Everyone knows "My Way," the Paul Anka-penned opus that Frank Sinatra turned into a wallowing sermon about mistakes that were sort of made. "Regrets," Ol' Blue Eyes intones, "I've had a few, but then again too few to mention." Not me. In 2014, why didn't I write about that awesome new album by the Nigerian drummer-composer Tony Allen? And why didn't I give praise to that indelible release by Sarajevo singer Amira Medunjanin? Three words: "Not too late."
As we say goodbye to 2014, here's a roundup of the year's best releases that came my way. Notice the caveat "came my way." The albums that entered my milieu were all jazz and global music. I've narrowed them down to seven big releases for the 14th year of the 21st century. Without further ado (but with adieu, as in "adieu to 2014"), here are the best global and jazz albums that almost never made it to the virtual pages of KQED Arts.
7. Amira Medunjanin -- Silk & Stone
Aided by instruments like the oud and kanun that give her songs a visceral punch, Amira Medunjanin reaches soulful heights with traditional Balkan songs. On tunes like "Sto Te Nema," you feel the sorrow of centuries, while "Elena Kerko" transports the listener to a place that's alive with jazzy feelings, as if skipping into a new frontier.
6. Omar Sosa -- Senses
With this album, recorded in 2012 at the Experimental Media and Performing Arts Center in Troy, New York, the Cuban-American reconfirms his status as one of his generation's most adroit pianists and composers. Not quite 50, Sosa lives in that space where classical, jazz, and Latin music dance around the edges of songs that find their way to moving conclusions.
5. Sibelius Academy Folk Big Band -- FBB
In two decades of writing about music, I've never encountered an album this playful, this infectious, and this Finnish. Based in Finland, the Sibelius Academy Folk Big Band has more than 40 members, and – somehow, playing without a conductor – they coordinate their voices, and their kanteles, violins, accordions, guitars, and other instruments into a cohesive buffet that makes you want to dance, Sound of Music style. FBB is their first album.

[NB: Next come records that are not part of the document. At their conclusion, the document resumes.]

# ZhonghuaYi/FocusFlow_official

Measured on AMD Instinct MI355X. Metric: frame-pairs/sec FF-RAFT 384x512 iters=12, higher is better.
Workload: dtype f32 via fp16x3 split operands on the f16 MFMA pipe (f32 accumulate, fp32-level accuracy); 1 GPU; FF-RAFT forward (test_mode), 8 pairs/GPU 384x512, iters=12, fp32 correlation pyramid, random-init weights, ORB-like masks (BASELINE configs[1]); pairs_per_gpu=8, corr_pyramid=fp32, conv_precision=f16x3, hipgraph=False, skip_unused_upsample=False, parallelism=dp1 (independent shards, no collective)

## Files before the change

### focusflow_official_amd/csrc/conv_small.hip

```cpp
#include "ff_common.h"

namespace {

constexpr int RUN = 8;

struct SArgs {
    FFConvParams p;
    int Cin, runs_x;
};

__device__ __forceinline__ float dot4(const f32x4 a, const f32x4 b, float acc) {
    acc = fmaf(a[0], b[0], acc); acc = fmaf(a[1], b[1], acc); acc = fmaf(a[2], b[2], acc); return fmaf(a[3], b[3], acc);
}

template <int COUT>
__global__ __launch_bounds__(256) void conv_small_kernel(const SArgs a) {
    const FFConvParams& p = a.p;
    const int lane = threadIdx.x & 63;
    const long long task = (long long)blockIdx.x * 4 + (threadIdx.x >> 6);
    const long long ntask = (long long)p.B * p.H * a.runs_x;
    if (task >= ntask) return;
    const int run = (int)(task % a.runs_x);
    const int y = (int)((task / a.runs_x) % p.H);
    const int b = (int)(task / ((long long)a.runs_x * p.H));
    const int x0 = run * RUN;
    const int H = p.H, W = p.W, K = 9 * a.Cin;

    float mine[COUT];
#pragma unroll
    for (int c = 0; c < COUT; ++c) mine[c] = 0.f;

    for (int cbase = 0; cbase < a.Cin; cbase += 256) {
        const int cpos = cbase + lane * 4;
        const bool cok = cpos < a.Cin;
        const float* xp = p.x[0];
        int ld = p.x_ld[0], cs = 0;
        if (cok) {
            const int c0 = p.x_c[0], c01 = p.x_c[0] + p.x_c[1];
            cs = cpos;
            if (cs < c0) { xp = p.x[0]; ld = p.x_ld[0]; }
            else if (cs < c01) { xp = p.x[1]; ld = p.x_ld[1]; cs -= c0; }
            else { xp = p.x[2]; ld = p.x_ld[2]; cs -= c01; }
        }
        f32x4 w[COUT][9];
#pragma unroll
        for (int c = 0; c < COUT; ++c)
#pragma unroll
            for (int t = 0; t < 9; ++t)
                w[c][t] = cok ? *reinterpret_cast<const f32x4*>(p.w + (long long)c * K + t * a.Cin + cpos) : (f32x4){0.f, 0.f, 0.f, 0.f};
        auto load = [&](int yy, int xx) {
            const bool ok = cok && (unsigned)yy < (unsigned)H && (unsigned)xx < (unsigned)W;
            const int yc = min(max(yy, 0), H - 1), xc = min(max(xx, 0), W - 1);
            const f32x4 v = *reinterpret_cast<const f32x4*>(xp + ((long long)(b * H + yc) * W + xc) * ld + cs);
            return ok ? v : (f32x4){0.f, 0.f, 0.f, 0.f};
        };
        f32x4 col[3][3];
#pragma unroll
        for (int dy = 0; dy < 3; ++dy) { col[0][dy] = load(y - 1 + dy, x0 - 1); col[1][dy] = load(y - 1 + dy, x0); }
#pragma unroll
        for (int i = 0; i < RUN; ++i) {
#pragma unroll
            for (int dy = 0; dy < 3; ++dy) col[(i + 2) % 3][dy] = load(y - 1 + dy, x0 + i + 1);
#pragma unroll
            for (int c = 0; c < COUT; ++c) {
                float s = 0.f;
#pragma unroll
                for (int dy = 0; dy < 3; ++dy)
#pragma unroll
                    for (int dx = 0; dx < 3; ++dx) s = dot4(col[(i + dx) % 3][dy], w[c][dy * 3 + dx], s);
#pragma unroll
                for (int o = 32; o > 0; o >>= 1) s += __shfl_xor(s, o);
                if (lane == i) mine[c] += s;
            }
        }
    }
    const int x = x0 + lane;
    if (lane < RUN && x < W) {
        const long long m = ((long long)b * H + y) * W + x;
#pragma unroll
        for (int c = 0; c < COUT; ++c) {
            float v = mine[c] + (p.bias ? p.bias[c] : 0.f);
            v *= p.out_scale;
            if (p.ch_scale) v = v * p.ch_scale[c] + p.ch_shift[c];
            v = ff::apply_act(v, p.act);
            if (p.res) v = ff::apply_act(v + p.res[m * p.res_ld + c], p.act_res);
            p.y[m * p.y_ld + c] = v;
            mine[c] = v;
        }
        if constexpr (COUT == 2) {
            if (p.ep_mode == FF_EP_COORDS) {
                float* c1 = const_cast<float*>(p.ep_a) + m * 2;
                const float cx = __fadd_rn(c1[0], mine[0]), cy = __fadd_rn(c1[1], mine[1]);
                c1[0] = cx;
                c1[1] = cy;
                *reinterpret_cast<f32x4*>(const_cast<float*>(p.ep_b) + m * 4) = (f32x4){__fsub_rn(cx, (float)x), __fsub_rn(cy, (float)y), 0.f, 0.f};
            }
        }
    }
}

}

namespace ff {
int conv2d_fwd_small(const FFConvParams& p, int cin, hipStream_t s) {
    const int dlh = p.dil_h ? p.dil_h : 1, dlw = p.dil_w ? p.dil_w : 1;
    if (p.w_format != FF_W_F32 || p.Cout > 2 || p.KH != 3 || p.KW != 3 || p.stride != 1 || p.pad_h != 1 || p.pad_w != 1 ||
        dlh != 1 || dlw != 1 || p.groups != 1)
        return 1;
    SArgs a;
    a.p = p;
    a.Cin = cin;
    a.runs_x = (p.W + RUN - 1) / RUN;
    const long long tasks = (long long)p.B * p.H * a.runs_x;
    const unsigned blocks = (unsigned)((tasks + 3) / 4);
    if (p.Cout == 1) conv_small_kernel<1><<<blocks, 256, 0, s>>>(a);
    else conv_small_kernel<2><<<blocks, 256, 0, s>>>(a);
    return check_launch("ff_conv2d_fwd(small)");
}
}

namespace {

struct DArgs {
    const float* x; int x_ld;
    const float* w;
    const float* bias;
    float* y; int y_ld;
    int B, H, W, Cin, runs_x;
};

template <int COUT>
__global__ __launch_bounds__(256) void deconv4x4s2_small_kernel(const DArgs a) {
    const int lane = threadIdx.x & 63;
    const int Ho = 2 * a.H, Wo = 2 * a.W;
    const long long task = (long long)blockIdx.x * 4 + (threadIdx.x >> 6);
    if (task >= (long long)a.B * Ho * a.runs_x) return;
    const int run = (int)(task % a.runs_x);
    const int oy = (int)((task / a.runs_x) % Ho);
    const int b = (int)(task / ((long long)a.runs_x * Ho));
    const int ox0 = run * RUN, n0 = ox0 >> 1;
    const int a0 = oy & 1;
    const int iy0 = (oy - 2 + a0) >> 1;
    const int K = 16 * a.Cin;

    float mine[COUT];
#pragma unroll
    for (int c = 0; c < COUT; ++c) mine[c] = 0.f;
    for (int cbase = 0; cbase < a.Cin; cbase += 256) {
        const int cpos = cbase + lane * 4;
        const bool cok = cpos < a.Cin;
        f32x4 w[COUT][2][4];
#pragma unroll
        for (int c = 0; c < COUT; ++c)
#pragma unroll
            for (int r = 0; r < 2; ++r)
#pragma unroll
                for (int bb = 0; bb < 4; ++bb)
                    w[c][r][bb] = cok ? *reinterpret_cast<const f32x4*>(a.w + (long long)c * K + ((a0 + 2 * r) * 4 + bb) * a.Cin + cpos)
                                      : (f32x4){0.f, 0.f, 0.f, 0.f};
        auto load = [&](int iy, int ix) {
            const bool ok = cok && (unsigned)iy < (unsigned)a.H && (unsigned)ix < (unsigned)a.W;
            const int yc = min(max(iy, 0), a.H - 1), xc = min(max(ix, 0), a.W - 1);
            const f32x4 v = *reinterpret_cast<const f32x4*>(a.x + ((long long)(b * a.H + yc) * a.W + xc) * a.x_ld + (cok ? cpos : 0));
            return ok ? v : (f32x4){0.f, 0.f, 0.f, 0.f};
        };
        f32x4 col[6][2];
#pragma unroll
        for (int j = 0; j < 6; ++j)
#pragma unroll
            for (int r = 0; r < 2; ++r) col[j][r] = load(iy0 + r, n0 - 1 + j);
#pragma unroll
        for (int i = 0; i < RUN; ++i) {
            const int b0 = i & 1, j0 = ((i - 2 + b0) >> 1) + 1;
#pragma unroll
            for (int c = 0; c < COUT; ++c) {
                float s = 0.f;
#pragma unroll
                for (int r = 0; r < 2; ++r)
#pragma unroll
                    for (int t = 0; t < 2; ++t) s = dot4(col[j0 + t][r], w[c][r][b0 + 2 * t], s);
#pragma unroll
                for (int o = 32; o > 0; o >>= 1) s += __shfl_xor(s, o);
                if (lane == i) mine[c] += s;
            }
        }
    }
    const int ox = ox0 + lane;
    if (lane < RUN && ox < Wo) {
        const long long m = ((long long)b * Ho + oy) * Wo + ox;
#pragma unroll
        for (int c = 0; c < COUT; ++c) a.y[m * a.y_ld + c] = mine[c] + (a.bias ? a.bias[c] : 0.f);
    }
}

}

extern "C" int ff_deconv4x4s2_small(const float* x, int x_ld, int B, int H, int W, int Cin, const float* w, const float* bias,
                                    int Cout, float* y, int y_ld, void* stream) {
    FF_REQUIRE(x && w && y && B > 0 && H > 0 && W > 0 && Cin > 0 && Cin % 4 == 0 && (Cout == 1 || Cout == 2),
               "ff_deconv4x4s2_small: Cin must be a multiple of 4, Cout 1 or 2");
    FF_REQUIRE(x_ld >= Cin && x_ld % 4 == 0 && y_ld >= Cout && ff::aligned16(x) && ff::aligned16(w), "ff_deconv4x4s2_small: ld/alignment");
    DArgs a;
    a.x = x; a.x_ld = x_ld; a.w = w; a.bias = bias; a.y = y; a.y_ld = y_ld;
    a.B = B; a.H = H; a.W = W; a.Cin = Cin;
    a.runs_x = (2 * W + RUN - 1) / RUN;
    const long long tasks = (long long)B * 2 * H * a.runs_x;
    const unsigned blocks = (unsigned)((tasks + 3) / 4);
    hipStream_t s = static_cast<hipStream_t>(stream);
    if (Cout == 1) deconv4x4s2_small_kernel<1><<<blocks, 256, 0, s>>>(a);
    else deconv4x4s2_small_kernel<2><<<blocks, 256, 0, s>>>(a);
    return ff::check_launch("ff_deconv4x4s2_small");
}
```

Baseline: 628.3 frame-pairs/s.

## Add MFMA halo-tile kernel for 3x3 convs with one or two output channels

Adds a tiled kernel for small-Cout 3x3 convolutions with Cin>=128. Each block covers a 6x8 output tile plus halo and computes per-pixel, per-tap partial products with f32 16x16x4 MFMA, treating the 9 or 18 tap-channel columns as the N dimension. Partials are then summed across waves and shifted taps through shared memory. This replaces the per-pixel FMA dot products and 64-lane shuffle reductions of the old kernel with matrix-core work and halo reuse. In exchange it recomputes halo pixels, does redundant padded MFMA columns for Cout=1, and adds an LDS reduction plus a __syncthreads.

```diff
diff --git a/focusflow_official_amd/csrc/conv_small.hip b/focusflow_official_amd/csrc/conv_small.hip
--- a/focusflow_official_amd/csrc/conv_small.hip
+++ b/focusflow_official_amd/csrc/conv_small.hip
@@ -11,6 +11,51 @@
 
 __device__ __forceinline__ float dot4(const f32x4 a, const f32x4 b, float acc) {
     acc = fmaf(a[0], b[0], acc); acc = fmaf(a[1], b[1], acc); acc = fmaf(a[2], b[2], acc); return fmaf(a[3], b[3], acc);
+}
+
+template <int COUT>
+struct EpOps {
+    float bias[COUT], res[COUT], c1[2];
+};
+
+template <int COUT>
+__device__ __forceinline__ EpOps<COUT> load_ep(const FFConvParams& p, int b, int y, int x) {
+    const long long m = ((long long)b * p.H + y) * p.W + x;
+    EpOps<COUT> e;
+#pragma unroll
+    for (int c = 0; c < COUT; ++c) {
+        e.bias[c] = p.bias ? p.bias[c] : 0.f;
+        e.res[c] = p.res ? p.res[m * p.res_ld + c] : 0.f;
+    }
+    e.c1[0] = e.c1[1] = 0.f;
+    if constexpr (COUT == 2) {
+        if (p.ep_mode == FF_EP_COORDS) { e.c1[0] = p.ep_a[m * 2]; e.c1[1] = p.ep_a[m * 2 + 1]; }
+    }
+    return e;
+}
+
+template <int COUT>
+__device__ __forceinline__ void finish_pixel(const FFConvParams& p, int b, int y, int x, float (&mine)[COUT], const EpOps<COUT>& e) {
+    const long long m = ((long long)b * p.H + y) * p.W + x;
+#pragma unroll
+    for (int c = 0; c < COUT; ++c) {
+        float v = mine[c] + e.bias[c];
+        v *= p.out_scale;
+        if (p.ch_scale) v = v * p.ch_scale[c] + p.ch_shift[c];
+        v = ff::apply_act(v, p.act);
+        if (p.res) v = ff::apply_act(v + e.res[c], p.act_res);
+        p.y[m * p.y_ld + c] = v;
+        mine[c] = v;
+    }
+    if constexpr (COUT == 2) {
+        if (p.ep_mode == FF_EP_COORDS) {
+            float* c1 = const_cast<float*>(p.ep_a) + m * 2;
+            const float cx = __fadd_rn(e.c1[0], mine[0]), cy = __fadd_rn(e.c1[1], mine[1]);
+            c1[0] = cx;
+            c1[1] = cy;
+            *reinterpret_cast<f32x4*>(const_cast<float*>(p.ep_b) + m * 4) = (f32x4){__fsub_rn(cx, (float)x), __fsub_rn(cy, (float)y), 0.f, 0.f};
+        }
+    }
 }
 
 template <int COUT>
@@ -75,27 +120,129 @@
         }
     }
     const int x = x0 + lane;
-    if (lane < RUN && x < W) {
-        const long long m = ((long long)b * H + y) * W + x;
+    if (lane < RUN && x < W) finish_pixel<COUT>(p, b, y, x, mine, load_ep<COUT>(p, b, y, x));
+}
+
+constexpr int TH = 6, TW = 8, HALO_W = TW + 2, NPIX = (TH + 2) * HALO_W, NGRP = NPIX / 16, SLAB_LD = 20;
+static_assert(NPIX % 16 == 0, "the halo tile is whole groups of 16 pixels");
+
+struct TArgs {
+    FFConvParams p;
+    int Cin, tiles_x, tiles_y;
+};
+
+template <int COUT>
+__global__ __launch_bounds__(256) void conv_small_tile_kernel(const TArgs a) {
+    __shared__ float slab[4][NPIX][SLAB_LD];
+    constexpr int NCOL = COUT == 2 ? 16 : 9, NEXT = COUT == 2 ? 2 : 0;
+    const FFConvParams& p = a.p;
+    const int lane = threadIdx.x & 63, wv = __builtin_amdgcn_readfirstlane(threadIdx.x >> 6);
+    const int pi = lane & 15, kq = lane >> 4;
+    const int nblk = gridDim.x, q8 = nblk / 8, r8 = nblk % 8, cls = blockIdx.x % 8;
+    const int tile = (cls < r8 ? cls * (q8 + 1) : r8 * (q8 + 1) + (cls - r8) * q8) + blockIdx.x / 8;
+    const int tx = tile % a.tiles_x, ty = (tile / a.tiles_x) % a.tiles_y, b = tile / (a.tiles_x * a.tiles_y);
+    const int y0 = ty * TH, x0 = tx * TW, H = p.H, W = p.W, Cin = a.Cin;
+
+    int pix[NGRP];
+#pragma unroll
+    for (int g = 0; g < NGRP; ++g) {
+        const int q = g * 16 + pi, iy = y0 - 1 + q / HALO_W, ix = x0 - 1 + q % HALO_W;
+        pix[g] = (b * H + min(max(iy, 0), H - 1)) * W + min(max(ix, 0), W - 1);
+    }
+    f32x4 acc[NGRP];
+    float ext[NGRP][NEXT > 0 ? NEXT : 1];
+#pragma unroll
+    for (int g = 0; g < NGRP; ++g) {
+        acc[g] = (f32x4){0.f, 0.f, 0.f, 0.f};
+#pragma unroll
+        for (int e = 0; e < NEXT; ++e) ext[g][e] = 0.f;
+    }
+
+    const int c0 = p.x_c[0], c01 = p.x_c[0] + p.x_c[1];
+    for (int cbase = wv * 64; cbase < Cin; cbase += 256) {
+        const float* xp[4];
+        long long ld[4];
+        f32x4 bw[4], wx[4][NEXT > 0 ? NEXT : 1];
+        float keep[4];
+#pragma unroll
+        for (int j = 0; j < 4; ++j) {
+            const int cpos = cbase + j * 16 + kq * 4;
+            const bool cok = cpos < Cin;
+            const int seg = cpos < c0 ? 0 : (cpos < c01 ? 1 : 2);
+            const int cs = cpos - (seg == 0 ? 0 : (seg == 1 ? c0 : c01));
+            xp[j] = cok ? (seg == 0 ? p.x[0] : (seg == 1 ? p.x[1] : p.x[2])) + cs : p.w;
+            ld[j] = cok ? (seg == 0 ? p.x_ld[0] : (seg == 1 ? p.x_ld[1] : p.x_ld[2])) : 0;
+            keep[j] = cok ? 1.f : 0.f;
+            const float* wc = p.w + (cok ? cpos : 0);
+            bw[j] = *reinterpret_cast<const f32x4*>(wc + (long long)min(pi, NCOL - 1) * Cin);
+#pragma unroll
+            for (int e = 0; e < NEXT; ++e) wx[j][e] = *reinterpret_cast<const f32x4*>(wc + (long long)(16 + e) * Cin);
+        }
+        f32x4 xa[NGRP][4];
+#pragma unroll
+        for (int g = 0; g < NGRP; ++g)
+#pragma unroll
+            for (int j = 0; j < 4; ++j) xa[g][j] = *reinterpret_cast<const f32x4*>(xp[j] + pix[g] * ld[j]);
+        __builtin_amdgcn_sched_barrier(0);
+#pragma unroll
+        for (int j = 0; j < 4; ++j) {
+            bw[j] *= keep[j];
+#pragma unroll
+            for (int e = 0; e < NEXT; ++e) wx[j][e] *= keep[j];
+        }
+#pragma unroll
+        for (int g0 = 0; g0 < NGRP; g0 += 2) {
+#pragma unroll
+            for (int j = 0; j < 4; ++j) {
+#pragma unroll
+                for (int t = 0; t < 4; ++t)
+#pragma unroll
+                    for (int g = g0; g < g0 + 2 && g < NGRP; ++g)
+                        acc[g] = __builtin_amdgcn_mfma_f32_16x16x4f32(xa[g][j][t], bw[j][t], acc[g], 0, 0, 0);
+#pragma unroll
+                for (int g = g0; g < g0 + 2 && g < NGRP; ++g)
+#pragma unroll
+                    for (int e = 0; e < NEXT; ++e) ext[g][e] = dot4(xa[g][j], wx[j][e], ext[g][e]);
+            }
+            __builtin_amdgcn_sched_barrier(0);
+        }
+    }
+    const int oy = threadIdx.x / TW, ox = threadIdx.x % TW, y = y0 + oy, x = x0 + ox;
+    const bool has_px = oy < TH && y < H && x < W;
+    EpOps<COUT> eo = {};
+    if (has_px) eo = load_ep<COUT>(p, b, y, x);
+#pragma unroll
+    for (int g = 0; g < NGRP; ++g) {
+        if (pi < NCOL) {
+#pragma unroll
+            for (int r = 0; r < 4; ++r) slab[wv][g * 16 + kq * 4 + r][pi] = acc[g][r];
+        }
+#pragma unroll
+        for (int e = 0; e < NEXT; ++e) {
+            float s = ext[g][e];
+            s += __shfl_xor(s, 16);
+            s += __shfl_xor(s, 32);
+            if (kq == 0) slab[wv][g * 16 + pi][16 + e] = s;
+        }
+    }
+    __syncthreads();
+    if (has_px) {
+        float mine[COUT];
 #pragma unroll
         for (int c = 0; c < COUT; ++c) {
-            float v = mine[c] + (p.bias ? p.bias[c] : 0.f);
-            v *= p.out_scale;
-            if (p.ch_scale) v = v * p.ch_scale[c] + p.ch_shift[c];
-            v = ff::apply_act(v, p.act);
-            if (p.res) v = ff::apply_act(v + p.res[m * p.res_ld + c], p.act_res);
-            p.y[m * p.y_ld + c] = v;
-            mine[c] = v;
-        }
-        if constexpr (COUT == 2) {
-            if (p.ep_mode == FF_EP_COORDS) {
-                float* c1 = const_cast<float*>(p.ep_a) + m * 2;
-                const float cx = __fadd_rn(c1[0], mine[0]), cy = __fadd_rn(c1[1], mine[1]);
-                c1[0] = cx;
-                c1[1] = cy;
-                *reinterpret_cast<f32x4*>(const_cast<float*>(p.ep_b) + m * 4) = (f32x4){__fsub_rn(cx, (float)x), __fsub_rn(cy, (float)y), 0.f, 0.f};
+            float s = 0.f;
+#pragma unroll
+            for (int t = 0; t < 9; ++t) {
+                const bool in = (unsigned)(y - 1 + t / 3) < (unsigned)H && (unsigned)(x - 1 + t % 3) < (unsigned)W;
+#pragma unroll
+                for (int w4 = 0; w4 < 4; ++w4) {
+                    const float v = slab[w4][(oy + t / 3) * HALO_W + ox + t % 3][c * 9 + t];
+                    s += in ? v : 0.f;
+                }
             }
-        }
+            mine[c] = s;
+        }
+        finish_pixel<COUT>(p, b, y, x, mine, eo);
     }
 }
 
@@ -107,6 +254,18 @@
     if (p.w_format != FF_W_F32 || p.Cout > 2 || p.KH != 3 || p.KW != 3 || p.stride != 1 || p.pad_h != 1 || p.pad_w != 1 ||
         dlh != 1 || dlw != 1 || p.groups != 1)
         return 1;
+    static const bool tile_enabled = !(getenv("FF_SMALL_TILE") && atoi(getenv("FF_SMALL_TILE")) == 0);
+    if (tile_enabled && cin >= 128) {
+        TArgs t;
+        t.p = p;
+        t.Cin = cin;
+        t.tiles_x = (p.W + TW - 1) / TW;
+        t.tiles_y = (p.H + TH - 1) / TH;
+        const unsigned blocks = (unsigned)((long long)p.B * t.tiles_y * t.tiles_x);
+        if (p.Cout == 1) conv_small_tile_kernel<1><<<blocks, 256, 0, s>>>(t);
+        else conv_small_tile_kernel<2><<<blocks, 256, 0, s>>>(t);
+        return check_launch("ff_conv2d_fwd(small, tile)");
+    }
     SArgs a;
     a.p = p;
     a.Cin = cin;
```

Measured after the change: 635.0 frame-pairs/s (median of 6 runs). +1.1%, better.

It won't be their last.
4. Warren Cuccurullo and Ustad Sultan Khan -- The Master
On this pairing between India's greatest sarangi player and the guitarist who fueled Duran Duran and Frank Zappa's band, the atmosphere is thick with the subcontinent's beautiful traditions and Cuccurullo's moody strings and electronics. Some of the songs get stuck in a kind of musical no-man's land, but when the album connects – as it does on the opening song "The Lost Master" – there's nothing like it. Khan, who died in 2011, never got to hear the released version of the album, which was recorded in 1998.
3. Pedro Luis Ferrer -- Final
From his birthplace of Cuba, Pedro Luis Ferrer has produced a series of acoustic albums through the years that are self-contained pastiches of Cuban culture and Ferrer's life. Ferrer calls his music changuisa, and he usually records with family members, including his daughter Lena, whose resonant voice complements Ferrer's and gives his releases – including Final – a generous familiarity that is beautiful to hear.
2. Atash -- Everything Is Music
Ars Mundi Productions
Based in Austin, Texas, Atash is the embodiment of global music that knows no borders. Iranian-born Mohammad Firoozi ignites Atash with his deeply felt words, Florida native Jason McKenzie drives the songs with tabla and other drums, Indian sitarist Indrajit Banerjee adds his acclaimed sounds, Guinean balafon and djembe player Aboubacar Sylla gives voice to his inspiring instruments, musical director Roberto Paolo Riggio provides the strings (violin, viola, oud) – and that's really just the start. From this album's very first song, Atash gets things moving and keeps it there for the better part of a long, long hour.
1. Tony Allen -- Film of Life
You can hear the influence of Fela Kuti and Afrobeat on this electrifying album, and that's for a good reason: Tony Allen is Afrobeat, the drummer who was Fela's counterpoint in the Afrobeat movement that defined Nigerian music in the 1970s. But Allen goes way beyond Afrobeat here, with influences from Jamaica, Europe, and America fitting into a modern stew that veers from psychedelic to flat-out funky. Allen even sings, lending his voice to an album that deserves the highest possible accolades.